Cornell’s President Defends Free Speech Against Illiberal Impulses

The last time I spoke at Cornell University, the turnout was tiny but attentive. Conservative commentator Ann Coulter, who graduated from Cornell a few years before I did, attracted a much larger crowd when she visited the campus in November, but her talk was repeatedly interrupted by loud and angry protesters, and she left in frustration after half an hour.

It was not a proud moment for Cornell. But the university’s response to that embarrassing incident was encouraging, and Cornell President Martha Pollack recently provided further evidence that she is committed to defending civil debate and academic freedom against illiberal activists who cannot abide opposing views. Her example is worth emulating.

In 2019, two years into Pollack’s tenure as president, the university adopted “core values” that include this statement: “We value free and open inquiry and expression — tenets that underlie academic freedom — even of ideas some may consider wrong or offensive. Inherent in this commitment is the corollary freedom to engage in reasoned opposition to messages to which one objects.”

Cornell’s trustees reaffirmed those values in a policy statement they adopted in March 2021. After Coulter’s aborted speech, a university spokesman apologized to her and “all members of the audience who hoped to hear her remarks,” saying “all Cornell students among the disrupters will be referred for conduct violations.” He emphasized that their “inappropriate behavior” did not “reflect the university’s values.”

The necessity for that apology, of course, showed that some students had not taken those values to heart. While “Cornell’s speech-protective policies are commendable,” the Foundation for Individual Rights and Expression said, such policies are “not enough independently to ensure expressive freedoms,” which requires fostering “a climate of free speech” by “educating students about the policies’ importance in safeguarding free expression.”

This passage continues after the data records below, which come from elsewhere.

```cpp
void launch_fast_blur_stream(const Plan& P, const FrameSrc& S, const DeviceScratch& D, int n_frames, hipStream_t st,
                             Profiler* prof, LaunchCtx& ctx) {
#ifdef ARIA_DIAG
    static const bool want_stamps = [] { const char* e = aria_getenv("ARIA_STREAM_STAMPS"); return e && e[0] == '1'; }();
#else
    const bool want_stamps = false;
#endif
    static unsigned long long* d_stamps = nullptr;
    if (want_stamps && !d_stamps) hipMalloc(&d_stamps, 8 * sizeof(unsigned long long));
    (void)ctx;
    static const int seg_force = [] { const char* e = aria_getenv("ARIA_STREAM_SEG_ROWS"); return e ? atoi(e) : 0; }();
    static const int wpb = [] { const char* e = aria_getenv("ARIA_STREAM_WPB"); const int v = e ? atoi(e) : 1; return (v == 2 || v == 4) ? v : 1; }();
    for (int l = 0; l < kLevels; l++) {
        const LevelGeom& g = P.lv[l];
        const int U = ((g.w + 3) >> 2) + 2;
        const int64_t total = (int64_t)n_frames * U;
        const int64_t panels = (total + kOwned - 1) / kOwned;
        int n_seg = (int)std::min<int64_t>(std::max<int64_t>((6 * 256 * 12 + panels - 1) / panels, 1), std::max(g.h / 64, 1));
        if (seg_force > 0) n_seg = std::min(std::max(g.h / seg_force, 1), 64);
        const int seg_rows = ((g.h + n_seg - 1) / n_seg + 3) & ~3;
        n_seg = (g.h + seg_rows - 1) / seg_rows;
        const int64_t panels8 = (panels + 7) / 8;
        const int64_t waves = 8 * panels8 * n_seg * ((ARIA_STREAM_SPLIT && l + 1 < kLevels) ? 2 : 1);
        const dim3 grid((unsigned)((waves + wpb - 1) / wpb));
        StreamArgs A{};
        A.seg_rows = seg_rows; A.n_seg = n_seg; A.panels = (int)panels; A.panels8 = (int)panels8;
        if (l == 0) { A.src = S.img; A.src_fstride = S.frame_stride; A.src_pitch = S.row_stride; }
        else { A.src = D.raw + g.raw_off; A.src_fstride = P.raw_frame_bytes; A.src_pitch = g.pitch; }
        A.blur = D.blur + g.blur_off; A.blur_fstride = P.blur_frame_bytes; A.blur_pitch = g.pitch;
        A.cand = D.cand + g.cand_off; A.cand_fstride = P.cand_frame_entries; A.cand_cap = g.cand_cap;
        A.cand_cnt = D.cand_cnt + l; A.err = D.err;
        A.w = g.w; A.h = g.h; A.n_frames = n_frames; A.thr = P.fast_threshold; A.tail_start = blur_tail_start(P.tie_mode, g.w);
        if (l + 1 < kLevels) {
            const LevelGeom& gn = P.lv[l + 1];
            A.next = D.raw + gn.raw_off; A.next_fstride = P.raw_frame_bytes; A.next_pitch = gn.pitch; A.next_w = gn.w; A.next_h = gn.h;
            A.xt = D.tab + gn.xtab; A.yt = D.tab + gn.ytab; A.xinv = D.tab + gn.xinv; A.ytr = D.tab + gn.ytr;
        } else {
            A.ytr = D.tab + P.lv[1].ytr;
        }
        static const size_t lds_pad = [] { const char* e = aria_getenv("ARIA_STREAM_LDS_KB"); return e ? (size_t)atoi(e) * 1024 : (size_t)0; }();
#define ARIA_FS_LAUNCH(N) ARIA_LAUNCH(prof, (k_fast_blur_stream<N>), grid, dim3(64 * N), std::max((size_t)N * kWaveLds, lds_pad), st, A, d_stamps)
        if (d_stamps) hipMemsetAsync(d_stamps, 0, 8 * sizeof(unsigned long long), st);
        if (wpb == 1) ARIA_FS_LAUNCH(1); else if (wpb == 2) ARIA_FS_LAUNCH(2); else ARIA_FS_LAUNCH(4);
#undef ARIA_FS_LAUNCH
        if (d_stamps) {
            hipStreamSynchronize(st);
            unsigned long long hs[8];
            hipMemcpy(hs, d_stamps, sizeof(hs), hipMemcpyDeviceToHost);
            const double n = (double)std::max(1ull, hs[7]);
            fprintf(stderr, "[stream stamps L%d] %llu waves, ticks per wave: ring %.0f walk %.0f append+score %.0f rows-in %.0f nms+emit %.0f pyramid %.0f\n",
                    l, hs[7], hs[0] / n, hs[1] / n, hs[2] / n, hs[5] / n, hs[3] / n, hs[4] / n);
        }
    }
}

}
```

### aria_slam_amd/csrc/orb_kernels.h

```cpp
#pragma once
#include <hip/hip_runtime.h>
#include <hip/hip_ext.h>

#include <cstdint>
#include <vector>

#include "aria_orb_hip.h"
#include "orb_plan.h"

namespace aria {

struct FrameSrc {
    const uint8_t* img;
    int64_t frame_stride;
    int row_stride;
    int aligned4;
    int aligned16;
};

struct DeviceScratch {
    uint8_t* raw;
    uint8_t* blur;
    uint32_t* cand;
    int* cand_cnt;
    uint4* sel;
    int* sel_cnt;
    uint32_t* tab;
    int* pyr_bands;
    int* err;
    int* ovf;
    int2* ovf_items;
    unsigned long long* ovf_keys;
    long long ovf_keys_cap;
    uint4* osel;
    int osel_cap;
};

enum { STAGE_RESIZE = 0, STAGE_FAST_BLUR = 1, STAGE_SELECT = 2, STAGE_DESCRIBE = 3, STAGE_COUNT = 4 };
struct LaunchEvents { hipEvent_t start, stop; int stage; int launches; };
struct Profiler {
    bool enabled = false;
    unsigned stage_mask = ~0u;
    bool open = false;
    std::vector<LaunchEvents> pending;
    std::vector<hipEvent_t> pool;
    double ms[STAGE_COUNT] = {0, 0, 0, 0};
    int64_t launches[STAGE_COUNT] = {0, 0, 0, 0};
    int64_t frames = 0;
    LaunchEvents cur{};
    hipEvent_t get();
    void begin(int stage, hipStream_t st);
    void count() { cur.launches++; }
    void end(hipStream_t st);
    void collect();
    void release();
};

struct EnvConfig {
    int ablate;
    int level_streams;
    int stamp_level;
    int sel_stamps;
    int band_trim;
    int band_xcd_map;
    int select_bitonic;
    int desc_stamps;
    int desc_quad;
    int fast_blur_impl;
    int fuse_resize;
    int pyr_impl;
    int rs_impl;
    int band_budget_kb, band_qpct0, band_qstep;
    int batch_stream;
};
const EnvConfig& env_config();

struct LaunchCtx {
    int device = -1;
    int schedule = 0;
    int* hdr = nullptr;
    const uint8_t* host_img = nullptr;
    hipEvent_t stage_event[4] = {};
    bool stage_events_armed = false;
    bool last_blur_q4 = false;
    const char* last_fast_blur = "";
    hipStream_t side[kLevels] = {};
    hipEvent_t ev_fork = nullptr, ev_join[kLevels] = {}, ev_lvl[kLevels] = {};
    unsigned long long* d_band_stamps = nullptr;
    unsigned long long* d_sel_stamps = nullptr;
    unsigned long long* d_desc_stamps = nullptr;
    int init(int device);
    void release();
};

#define ARIA_LAUNCH(prof, kernel, grid, block, lds, st, ...)                       \
    do {                                                                           \
        if ((prof) && (prof)->open) (prof)->count();                               \
        hipLaunchKernelGGL(kernel, grid, block, lds, st, __VA_ARGS__);             \
    } while (0)

void launch_fast_blur_band(const Plan& P, const FrameSrc& S, const DeviceScratch& D, int n_frames, hipStream_t st,
                           Profiler* prof, bool fuse_resize, LaunchCtx& ctx);
void launch_band2(const Plan& P, const FrameSrc& S, const DeviceScratch& D, int n_frames, hipStream_t st, Profiler* prof,
                  bool fuse_resize, LaunchCtx& ctx);
int band2_set_attributes();
void launch_fast_blur_stream(const Plan& P, const FrameSrc& S, const DeviceScratch& D, int n_frames, hipStream_t st,
                             Profiler* prof, LaunchCtx& ctx);
bool stream_eligible(const Plan& P, const FrameSrc& S);
int stream_set_attributes();
int blur_tail_start(int tie_mode, int w);
int band_set_attributes();
int band_init_ctx(LaunchCtx& ctx);
int band_side_streams(LaunchCtx& ctx);

struct BandAll { int first[kLevels + 1]; int qcap[kLevels]; int xcd_map; int lpr[kLevels]; };
bool launch_pyramid_fused(const Plan& P, const FrameSrc& S, const DeviceScratch& D, int n_frames, hipStream_t st, Profiler* prof,
                          int* clr_a = nullptr, int n_a = 0, int* clr_b = nullptr, int n_b = 0,
                          const uint8_t* src_alt = nullptr, uint8_t* copy_dst = nullptr);
bool pyramid_fused_available(const Plan& P);
bool latency_zero_copy(const Plan& P, const LaunchCtx& ctx, const Profiler* prof);
void launch_pyramid_level(const Plan& P, const FrameSrc& S, const DeviceScratch& D, int n_frames, hipStream_t st, Profiler* prof, int l);
void launch_pyramid_and_band_latency(const Plan& P, const FrameSrc& S, const DeviceScratch& D, int n_frames, hipStream_t st,
                                     Profiler* prof, LaunchCtx& ctx);
void launch_pyramid_pass(const Plan& P, const FrameSrc& S, const DeviceScratch& D, int n_frames, hipStream_t st, Profiler* prof);
int pyramid_set_attributes();
void launch_fast_blur_tile(const Plan& P, const FrameSrc& S, const DeviceScratch& D, int n_frames, hipStream_t st, Profiler* prof);

void launch_extract_chunk(const Plan& P, const FrameSrc& S, const DeviceScratch& D, int n_frames,
                          aria_keypoint* d_kps, uint8_t* d_desc, int* d_counts, int kp_cap, hipStream_t st,
                          Profiler* prof, LaunchCtx& ctx);

}
```

### aria_slam_amd/csrc/orb_kernels.hip

```cpp
#include <hip/hip_runtime.h>

#include <cfloat>
#include <cstdint>
#include <cstdlib>

#include "common.h"
#include "orb_device.h"
#include "orb_kernels.h"

namespace aria {

struct PatternLaneMajor { uint32_t w[16][16]; };
constexpr PatternLaneMajor make_pattern_lane_major() {
    constexpr int src[1024] = {
#include "orb_pattern_31.inc"
    };
    PatternLaneMajor p{};
    for (int l = 0; l < 16; l++)
        for (int it = 0; it < 16; it++) {
            const int t = 16 * it + l;
            p.w[l][it] = ((uint32_t)(src[4 * t] & 0xFF)) | ((uint32_t)(src[4 * t + 1] & 0xFF) << 8) |
                         ((uint32_t)(src[4 * t + 2] & 0xFF) << 16) | ((uint32_t)(src[4 * t + 3] & 0xFF) << 24);
        }
    return p;
}
__device__ __attribute__((aligned(16))) const PatternLaneMajor kPattern31 = make_pattern_lane_major();

#define ARIA_UMAX_LIST {15, 15, 15, 15, 14, 14, 14, 13, 13, 12, 11, 10, 9, 8, 6, 3}

struct IcMaskLaneMajor { uint32_t m[16][16]; };
constexpr IcMaskLaneMajor make_ic_mask() {
    constexpr int umax[16] = ARIA_UMAX_LIST;
    IcMaskLaneMajor t{};
    for (int l = 0; l < 16; l++)
        for (int k = 0; k < 16; k++) {
            const int r = 2 * k + (l >> 3), j = l & 7;
            uint32_t w = 0;
            for (int b = 0; b < 4 && r < 31; b++) {
                const int u = 4 * j + b - 15, v = r - 15;
                const int au = u < 0 ? -u : u, av = v < 0 ? -v : v;
                if (au <= 15 && au <= umax[av]) w |= 0xFFu << (8 * b);
            }
            t.m[l][k] = w;
        }
    return t;
}
__device__ __attribute__((aligned(16))) const IcMaskLaneMajor kIcMask = make_ic_mask();
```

Pollack seems to be taking up that challenge. A “featured theme” of the next academic year, she announced this week, will be “the significance, history and challenges of free expression and academic freedom,” which students and faculty will explore through “a wide range of scholarly and creative events and activities,” including lectures, book readings, art exhibits, and performances.

“It is critical to our mission as a university to think deeply about freedom of expression and the challenges that result from assaults on it, which today come from both ends of the political spectrum,” Pollack said, reiterating points she made in her 2022 address to new students. “Learning from difference, learning to engage with difference and learning to communicate across difference are key parts of a Cornell education. Free expression and academic freedom are the bedrock not just of the university, but of democracy.”

A decision Pollack made this month was consistent with that stance. After the Cornell Student Assembly unanimously approved a resolution urging the university to require that professors provide warnings to students about “traumatic content in the classroom,” she swiftly and unambiguously nixed the idea.

Pollack recognized that such a sweeping and ambiguous requirement would have a chilling effect on instruction and undermine the benefits of a college education, which requires grappling with difficult and sometimes disquieting material. “We cannot accept this resolution,” she wrote, because “the actions it recommends would infringe on our core commitment to academic freedom and freedom of inquiry, and are at odds with the goals of a Cornell education.”

Pollack is challenging a pernicious impulse. Like Coulter’s hecklers, supporters of mandatory “trigger warnings” think universities should protect students from speech that might upset or offend them.

In a 2021 Knight-Ipsos survey, just 22% of college students agreed with that premise. Yet 65% thought “the climate at their school or on their campus prevents some people from saying things they believe because others might find it offensive.”

The latter percentage rose steadily from 2016 to 2021. During the same period, the share of college students who viewed freedom of speech as secure fell from 73% to 47%.
Pollack has her work cut out for her.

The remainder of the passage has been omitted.